Harris County Judge Lina Hidalgo, he says, is a “champagne socialist.” Pro-immigration activists are “criminal-loving,” and Gavin Newsom can say all he wants from his perch atop the “failed state of California.” Texans are at the mercy of “Antifa-like groups,” “drug-ridden vagrants,” and “pixel pedophiles.” 

His use of trigger words, or terms that are meant to evoke a strong emotional reaction, are particularly telling in these documents. In the span of a year, Paxton used thousands of negative trigger words in his official communications. His favorite by a wide margin: “radical” (108 times). He also accused many of “deceit” (52 times), of “schemes” (34 times), of being “woke” (20 times). 

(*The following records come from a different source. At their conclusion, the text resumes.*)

## Carry open group-step batch across plan chunks to keep step chain unbroken

The group-step launcher can now leave the last batch of a chunk open and pass its state (plan pointers, loss slot, parity, sync slot) to the next call. The next chunk's first kernel then finishes the previous batch while it starts its own, so the pipeline no longer drains at each chunk boundary. The plan builder gains a 'lead' mode that computes the cross-batch flags for the first batch of a new chunk from the previous chunk's tail. Arena release and sticky-word checks move to a side stream gated by events. This adds considerable bookkeeping and carries correctness risk around workspace parity, sync slot reuse and freeing buffers early.

```diff
diff --git a/include/whisprrec_hip.h b/include/whisprrec_hip.h
--- a/include/whisprrec_hip.h
+++ b/include/whisprrec_hip.h
@@ -181,6 +181,24 @@
                                const int32_t *plan, int64_t plan_words, int64_t first_batch, int64_t n_batches, float lr,
                                float *loss_out, void *const *events, void *workspace, int64_t workspace_bytes, int32_t *sync,
                                int64_t sync_words, void *stream);
+
+typedef struct wr_group_carry {
+    const int32_t *u, *p, *n, *plan;
+    int64_t plan_words, n_triplets;
+    int64_t batch;
+    float *loss_slot;
+    int32_t parity, n_partials;
+    int32_t *sync;
+    int64_t sync_slot;
+} wr_group_carry;
+int32_t wr_group_plan_build_after(const int32_t *u, const int32_t *p, const int32_t *n, int64_t n_triplets, int64_t batch_size,
+                                  int64_t n_users, int64_t n_items, int32_t *plan, int64_t plan_words, void *stream);
+int32_t wr_bprmf_run_sgd_group_stream(float *user_tab, int64_t n_users, float *item_tab, int64_t n_items, int32_t D,
+                                      const int32_t *u, const int32_t *p, const int32_t *n, int64_t n_triplets,
+                                      int64_t batch_size, const int32_t *plan, int64_t plan_words, int64_t first_batch,
+                                      int64_t n_batches, float lr, float *loss_out, void *const *events, void *workspace,
+                                      int64_t workspace_bytes, int32_t *sync, int64_t sync_words, const wr_group_carry *carry_in,
+                                      wr_group_carry *carry_out, int32_t close, void *carried_read, void *stream);
 
 int32_t wr_bprmf_plan_overlap_marks(const int32_t *tu, const int32_t *tp, const int32_t *tn, int64_t n_triplets,
                                     int64_t batch_size, int64_t n_items, const int32_t *prev_bitmap, int32_t *bitmap,
diff --git a/whisprrec_amd/abi.py b/whisprrec_amd/abi.py
--- a/whisprrec_amd/abi.py
+++ b/whisprrec_amd/abi.py
@@ -86,6 +86,10 @@
     "wr_bprmf_group_supported": (c_i32, [c_vp, c_vp, c_i32]),
     "wr_bprmf_run_sgd_group": (c_i32, [c_vp, c_i64, c_vp, c_i64, c_i32, c_vp, c_vp, c_vp, c_i64, c_i64, c_vp, c_i64, c_i64,
                                        c_i64, c_f32, c_vp, c_vp, c_vp, c_i64, c_vp, c_i64, c_vp]),
+    "wr_group_plan_build_after": (c_i32, [c_vp, c_vp, c_vp, c_i64, c_i64, c_i64, c_i64, c_vp, c_i64, c_vp]),
+    "wr_bprmf_run_sgd_group_stream": (c_i32, [c_vp, c_i64, c_vp, c_i64, c_i32, c_vp, c_vp, c_vp, c_i64, c_i64, c_vp, c_i64,
+                                              c_i64, c_i64, c_f32, c_vp, c_vp, c_vp, c_i64, c_vp, c_i64, c_vp, c_vp, c_i32,
+                                              c_vp, c_vp]),
     "wr_bprmf_plan_overlap_deferred": (c_i32, [c_vp, c_vp, c_vp, c_i64, c_i64, c_i64, c_vp, c_vp, c_vp, c_vp, c_i64, c_vp,
                                                c_vp]),
     "wr_bprmf_plan_fast_marks_supported": (c_i32, [c_i64, c_i64, c_i64, c_i64]),
@@ -230,6 +234,12 @@
                 ("n_tiles", c_i64)]
 
 
+class GroupCarry(ctypes.Structure):
+    _fields_ = [("u", c_vp), ("p", c_vp), ("n", c_vp), ("plan", c_vp), ("plan_words", c_i64), ("n_triplets", c_i64),
+                ("batch", c_i64), ("loss_slot", c_vp), ("parity", c_i32), ("n_partials", c_i32), ("sync", c_vp),
+                ("sync_slot", c_i64)]
+
+
 class BucketSide(ctypes.Structure):
     _fields_ = [("n_buckets", c_i32), ("row_bucket", c_vp), ("bucket_start", c_vp), ("bucket_rows", c_vp), ("bucket_sub", c_vp)]
 
diff --git a/whisprrec_amd/csrc/wr_group.hip b/whisprrec_amd/csrc/wr_group.hip
--- a/whisprrec_amd/csrc/wr_group.hip
+++ b/whisprrec_amd/csrc/wr_group.hip
@@ -107,7 +107,7 @@
 
 __global__ __launch_bounds__(kGpThreads) void group_plan_kernel(const int *__restrict__ u, const int *__restrict__ p,
                                                                  const int *__restrict__ n, int64_t n_total, int B, int nb,
-                                                                 int n_users, int n_items, GpDev L) {
+                                                                 int n_users, int n_items, GpDev L, int lead) {
     extern __shared__ __attribute__((aligned(16))) unsigned gp_lds[];
     unsigned *seen = gp_lds;
     unsigned long long *keys = reinterpret_cast<unsigned long long *>(gp_lds);
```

Matthew Montgomery, assistant professor of American politics at Texas Christian University, said Paxton has a track record of pushing the boundaries of what people expect to hear from an elected official. He said it’s largely been helpful for him to have such a bully pulpit. “It’s just a matter of motivating people to get out there and vote,” Montgomery said. “So if you can scare people or make them hopeful, it might get them to the polls. And using these kinds of words and language is something that does have a demonstrable effect on the public.”

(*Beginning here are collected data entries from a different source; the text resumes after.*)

__device__ __forceinline__ void long_load_a(uint32_t (&f)[4][4], const LongRow* M, int r_lo, int t) {
#pragma unroll
  for (int ks = 0; ks < 4; ++ks) {
    f[ks][0] = *reinterpret_cast<const uint32_t*>(&M[r_lo][ks * 16 + 2 * t]);
    f[ks][1] = *reinterpret_cast<const uint32_t*>(&M[r_lo + 8][ks * 16 + 2 * t]);
    f[ks][2] = *reinterpret_cast<const uint32_t*>(&M[r_lo][ks * 16 + 8 + 2 * t]);
    f[ks][3] = *reinterpret_cast<const uint32_t*>(&M[r_lo + 8][ks * 16 + 8 + 2 * t]);
  }
}
__device__ __forceinline__ void long_mma_abt(float (&c)[8][4], const uint32_t (&a)[4][4], const LongRow* M, int g, int t) {
#pragma unroll
  for (int nt = 0; nt < 8; ++nt) {
    c[nt][0] = c[nt][1] = c[nt][2] = c[nt][3] = 0.f;
#pragma unroll
    for (int ks = 0; ks < 4; ++ks) {
      const uint32_t b0 = *reinterpret_cast<const uint32_t*>(&M[nt * 8 + g][ks * 16 + 2 * t]);
      const uint32_t b1 = *reinterpret_cast<const uint32_t*>(&M[nt * 8 + g][ks * 16 + 8 + 2 * t]);
      mma_bf16_16816(c[nt], a[ks], b0, b1);
    }
  }
}
__device__ __forceinline__ void long_mma_xm(float (&d)[8][4], const float (&x)[8][4], const LongRow* M, int lane) {
#pragma unroll
  for (int kt = 0; kt < 4; ++kt) {
    uint32_t pa[4];
    pa[0] = pack_bf16x2(x[2 * kt][0], x[2 * kt][1]);
    pa[1] = pack_bf16x2(x[2 * kt][2], x[2 * kt][3]);
    pa[2] = pack_bf16x2(x[2 * kt + 1][0], x[2 * kt + 1][1]);
    pa[3] = pack_bf16x2(x[2 * kt + 1][2], x[2 * kt + 1][3]);
#pragma unroll
    for (int nt = 0; nt < 8; ++nt) {
      uint32_t b0, b1;
      ldmatrix_x2_trans(b0, b1, &M[kt * 16 + (lane & 15)][nt * 8]);
      mma_bf16_16816(d[nt], pa, b0, b1);
    }
  }
}
template <bool MASKED>
__device__ __forceinline__ void long_mask(float (&s)[8][4], bool k_lo, bool k_hi, uint64_t kw, int n_left, int t) {
#pragma unroll
  for (int nt = 0; nt < 8; ++nt) {
    const int c = nt * 8 + 2 * t;
    if constexpr (MASKED) {
      s[nt][0] = mask_score(s[nt][0], k_lo, kw, c, n_left); s[nt][1] = mask_score(s[nt][1], k_lo, kw, c + 1, n_left);
      s[nt][2] = mask_score(s[nt][2], k_hi, kw, c, n_left); s[nt][3] = mask_score(s[nt][3], k_hi, kw, c + 1, n_left);
    } else {
      if (c >= n_left) { s[nt][0] = -INFINITY; s[nt][2] = -INFINITY; }
      if (c + 1 >= n_left) { s[nt][1] = -INFINITY; s[nt][3] = -INFINITY; }
    }
  }
}
__device__ __forceinline__ float quad_max(float v) {
  v = fmaxf(v, __shfl_xor_sync(0xffffffffu, v, 1));
  return fmaxf(v, __shfl_xor_sync(0xffffffffu, v, 2));
}
__device__ __forceinline__ float quad_sum(float v) {
  v += __shfl_xor_sync(0xffffffffu, v, 1);
  return v + __shfl_xor_sync(0xffffffffu, v, 2);
}
__device__ __forceinline__ void long_store(const float (&d)[8][4], __nv_bfloat16* dst, size_t ld, int r_lo, int n_valid, float mul_lo, float mul_hi,
                                           int t) {
  __nv_bfloat16* lo = dst + size_t(r_lo) * ld + 2 * t;
  __nv_bfloat16* hi = lo + 8 * ld;
#pragma unroll
  for (int nt = 0; nt < 8; ++nt) {
    if (r_lo < n_valid) *reinterpret_cast<uint32_t*>(lo + nt * 8) = pack_bf16x2(d[nt][0] * mul_lo, d[nt][1] * mul_lo);
    if (r_lo + 8 < n_valid) *reinterpret_cast<uint32_t*>(hi + nt * 8) = pack_bf16x2(d[nt][2] * mul_hi, d[nt][3] * mul_hi);
  }
}

template <bool MASKED>
__global__ void __launch_bounds__(kLongWarps * 32) attention_long_mma_kernel(const __nv_bfloat16* __restrict__ qkv, __nv_bfloat16* __restrict__ out,
                                                                            int n_tok, int heads, float scale_log2e, int q_rows,
                                                                            const uint8_t* __restrict__ keep) {
  pdl_wait();
  pdl_trigger();
  extern __shared__ __align__(16) uint8_t smem_long[];
  const int NR = long_rows(n_tok);
  LongRow* Ks = reinterpret_cast<LongRow*>(smem_long);
  LongRow* Vs = Ks + NR;
  uint64_t* km = reinterpret_cast<uint64_t*>(Vs + NR);
  const int seq = blockIdx.x / heads, head = blockIdx.x - seq * heads;
  const int inner = heads * kLongDH, warp = threadIdx.x >> 5, lane = threadIdx.x & 31;
  const size_t row0 = size_t(seq) * n_tok, ld = size_t(3) * inner;
  const __nv_bfloat16* base = qkv + row0 * ld + head * kLongDH;
  stage_rows(Ks, base + inner, ld, n_tok);
  stage_rows(Vs, base + 2 * inner, ld, n_tok);
  if constexpr (MASKED) keep_words(keep + row0, n_tok, km, warp, lane);
  __syncthreads();

  const int g = lane >> 2, t = lane & 3, nkb = NR / 64;
#pragma unroll 1
  for (int mt = warp; mt * 16 < q_rows; mt += kLongWarps) {
    const int r_lo = mt * 16 + g, r_hi = r_lo + 8;
    uint32_t qf[4][4];
#pragma unroll
    for (int ks = 0; ks < 4; ++ks) {
#pragma unroll
      for (int h = 0; h < 2; ++h) {
        const int c = ks * 16 + h * 8 + 2 * t;
        qf[ks][2 * h] = r_lo < n_tok ? *reinterpret_cast<const uint32_t*>(base + size_t(r_lo) * ld + c) : 0u;
        qf[ks][2 * h + 1] = r_hi < n_tok ? *reinterpret_cast<const uint32_t*>(base + size_t(r_hi) * ld + c) : 0u;
      }
    }
    const bool k_lo = MASKED && keep_bit(km, r_lo), k_hi = MASKED && keep_bit(km, r_hi);
    float s[8][4];
    float m_lo = -INFINITY, m_hi = -INFINITY;
#pragma unroll 1
    for (int kb = 0; kb < nkb; ++kb) {
      long_mma_abt(s, qf, Ks + kb * 64, g, t);
      long_mask<MASKED>(s, k_lo, k_hi, MASKED ? km[kb] : 0, n_tok - kb * 64, t);
#pragma unroll
      for (int nt = 0; nt < 8; ++nt) {
        m_lo = fmaxf(m_lo, fmaxf(s[nt][0], s[nt][1]));
        m_hi = fmaxf(m_hi, fmaxf(s[nt][2], s[nt][3]));
      }
    }
    const float o_lo = quad_max(m_lo) * scale_log2e, o_hi = quad_max(m_hi) * scale_log2e;
    float l_lo = 0.f, l_hi = 0.f, o[8][4];
#pragma unroll
    for (int nt = 0; nt < 8; ++nt) o[nt][0] = o[nt][1] = o[nt][2] = o[nt][3] = 0.f;
#pragma unroll 1
    for (int kb = 0; kb < nkb; ++kb) {
      long_mma_abt(s, qf, Ks + kb * 64, g, t);
      long_mask<MASKED>(s, k_lo, k_hi, MASKED ? km[kb] : 0, n_tok - kb * 64, t);
#pragma unroll
      for (int nt = 0; nt < 8; ++nt) {
        s[nt][0] = exp2f(fmaf(s[nt][0], scale_log2e, -o_lo));
        s[nt][1] = exp2f(fmaf(s[nt][1], scale_log2e, -o_lo));
        s[nt][2] = exp2f(fmaf(s[nt][2], scale_log2e, -o_hi));
        s[nt][3] = exp2f(fmaf(s[nt][3], scale_log2e, -o_hi));
        l_lo += s[nt][0] + s[nt][1];
        l_hi += s[nt][2] + s[nt][3];
      }
      long_mma_xm(o, s, Vs + kb * 64, lane);
    }
    long_store(o, out + size_t(seq) * q_rows * inner + head * kLongDH, inner, r_lo, q_rows, 1.f / quad_sum(l_lo), 1.f / quad_sum(l_hi), t);
  }
}

template <bool MASKED>
__global__ void __launch_bounds__(kLongWarps * 32) attention_bwd_long_mma_kernel(const __nv_bfloat16* __restrict__ qkv,
                                                                                const __nv_bfloat16* __restrict__ dout,
                                                                                __nv_bfloat16* __restrict__ dqkv, int n_tok, int heads,
                                                                                float scale, const uint8_t* __restrict__ keep) {
  pdl_wait();
  pdl_trigger();
  extern __shared__ __align__(16) uint8_t smem_long[];
  const int NR = long_rows(n_tok);
  LongRow* Qs = reinterpret_cast<LongRow*>(smem_long);
  LongRow* Ks = Qs + NR;
  LongRow* Vs = Ks + NR;
  LongRow* Os = Vs + NR;
  float* st_m = reinterpret_cast<float*>(Os + NR);
  float* st_il = st_m + NR;
  float* st_d = st_il + NR;
  uint64_t* km = reinterpret_cast<uint64_t*>(st_d + NR);
  const int seq = blockIdx.x / heads, head = blockIdx.x - seq * heads;
  const int inner = heads * kLongDH, warp = threadIdx.x >> 5, lane = threadIdx.x & 31;
  const size_t row0 = size_t(seq) * n_tok, ld = size_t(3) * inner;
  const __nv_bfloat16* base = qkv + row0 * ld + head * kLongDH;
  __nv_bfloat16* dbase = dqkv + row0 * ld + head * kLongDH;
  stage_rows(Qs, base, ld, n_tok);
  stage_rows(Ks, base + inner, ld, n_tok);
  stage_rows(Vs, base + 2 * inner, ld, n_tok);
  stage_rows(Os, dout + row0 * inner + head * kLongDH, inner, n_tok);
  if constexpr (MASKED) keep_words(keep + row0, n_tok, km, warp, lane);
  __syncthreads();
  const float scale_log2e = scale * 1.4426950408889634f;
  const int g = lane >> 2, t = lane & 3, nkb = NR / 64;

He leaned on stigmatizing, moralizing, and at times outdated language, calling those he disagrees with “demented,” “lunatics,” “wicked,” “vile,” and “deranged.” He calls political adversaries “losers” and refers to immigrants mostly as “aliens” or simply “illegals.” 

In January, he announced that 50 “illegal aliens” had been rounded up in Houston raids. “My message to the illegal aliens who’ve invaded our country and are now detained is simple: Adios!” he wrote.

In these releases, he consistently referred to transgender women as “mentally ill men” and accused the “radical left” of being “obsessed with crushing the dreams of so many girls by allowing men to compete against women in sports.” 

These rhetorical choices all hew closely to President Donald Trump’s own personal lexicon. Trump is one of the few people consistently positively referenced in these releases, along with Secretary of Health and Human Services Robert F. Kennedy and “national hero Charlie Kirk.” 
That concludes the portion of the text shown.